In the middle of the XIX century, the territory of contemporary Kyrgyzstan was conquered by the Tsarist Russia. Later, in 1917, as a result of the October Revolution, the Tsarist regime was replaced by the Soviet rule. In the territory of Kyrgyzstan, it was established firstly in the southern and western regions of the country, such as Suluktu and Kyzyl-Kiya, Osh and Talas, where the largest industrial enterprises, mines, railway junctions and most of the workers and soldiers were concentrated. However, already by the mid 1918, the Soviet government managed to spread its power to the entire region of Kyrgyzstan.
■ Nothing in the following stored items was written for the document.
def gen_forward_k(enc_w, emb_w, att_w, dec_w, obsv, noise_k, scenes, n_next, use_social, K, ws, tag="gv", obs_len=None):
    obs_len = _ragged_arg(obs_len, obsv.shape[0], obsv.device)
    L.require_gpu(obsv)
    obsv = obsv.contiguous()
    noise_k = noise_k.contiguous()
    B, To = obsv.shape[0], obsv.shape[1]
    KB = K * B
    if noise_k.shape != (KB, 32):
        raise ValueError("noise must be (K * B, 32)")
    dev = obsv.device
    st = L.stream()
    hT, cT = torch.empty(B, 64, device=dev), torch.empty(B, 64, device=dev)
    gsave_1 = ws.get(tag + ".gsave1", L.workspace_floats(L.WS_GSAVE, B, To, n_next))
    gsave_k = ws.get(tag + ".gsave", L.workspace_floats(L.WS_GSAVE, KB, To, n_next))
    Ta = To + n_next - 1
    _enc_save(obsv, enc_w, B, To, hT, cT, gsave_1, gsave_1.data_ptr() + 4 * Ta * B * 384, obs_len, (None, None, 0), st)
    attn = wh = ml = None
    if use_social:
        S = torch.empty(B, 64, device=dev)
        attn = torch.empty(B, L.AMAX, device=dev)
        if scenes.NB:
            wh, ml = torch.empty(B * 132, device=dev), torch.empty(B, 2, device=dev)
        L.call("sw_social_pool_fwd_aux", L.ptr(obsv), To, L.ptr(hT), L.ptr(scenes.scene_off), scenes.S, B, scenes.amax,
               L.ptr(emb_w), L.ptr(att_w), L.ptr(S), L.ptr(attn), L.ptr(scenes.big_blocks), scenes.NB, L.ptr(wh), L.ptr(ml),
               None, None, 0, st)
    else:
        S = torch.zeros(B, 64, device=dev)
    obsv_k, hT_k, cT_k, S_k = obsv.repeat(K, 1, 1), hT.repeat(K, 1), cT.repeat(K, 1), S.repeat(K, 1)
    row = gsave_1[(To - 1) * B * 384: To * B * 384].view(1, B, 384)
    gsave_k[(To - 1) * KB * 384: To * KB * 384].view(K, B, 384).copy_(row.expand(K, B, 384))
    pred4 = torch.empty(KB, n_next, 4, device=dev)
    L.call("sw_dec_rollout_fwd_aux", L.ptr(obsv_k), To, L.ptr(noise_k), L.ptr(S_k), L.ptr(hT_k), L.ptr(cT_k), L.ptr(enc_w),
           L.ptr(dec_w), KB, n_next, L.ptr(pred4), None, None, L.ptr(gsave_k), None, 0.0, None, None, None, st)
    one = GenCtx()
    one.obsv, one.noise, one.scenes, one.hT, one.cT, one.S, one.attn = obsv, noise_k[:B], scenes, hT, cT, S, attn
    one.gsave, one.B, one.To, one.Tp, one.use_social, one.wh, one.ml = gsave_1, B, To, n_next, use_social, wh, ml
    ctx = GenCtxK()
    ctx.one, ctx.K, ctx.obsv_k, ctx.noise_k, ctx.S_k, ctx.gsave_k = one, K, obsv_k, noise_k, S_k, gsave_k
    return pred4, ctx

In 1924, the Turkestan Autonomous Soviet Socialist Republic, established on April 30, 1918, was reorganized into a new administrative division. As the part of the Russian Soviet Federative Socialist Republic (RSFSR), on October 24, 1924 the Kara Kyrgyz Autonomous Region was formed. On May 25, 1925 the Kara Kyrgyz Autonomous Region was renamed into the Kyrgyz Autonomous Region. Then on February 01, 1926 it was restructured into the Kyrgyz Autonomous Soviet Socialist Republic. On December 05, 1936 it became a separate constituent republic of the Union of the Soviet Socialist Republics (USSR) known as the Kyrgyz Soviet Socialist Republic. Along with other 15 Soviet Socialist states, Kyrgyzstan had been the member of the USSR for about 70 years, from 1919 till 1991.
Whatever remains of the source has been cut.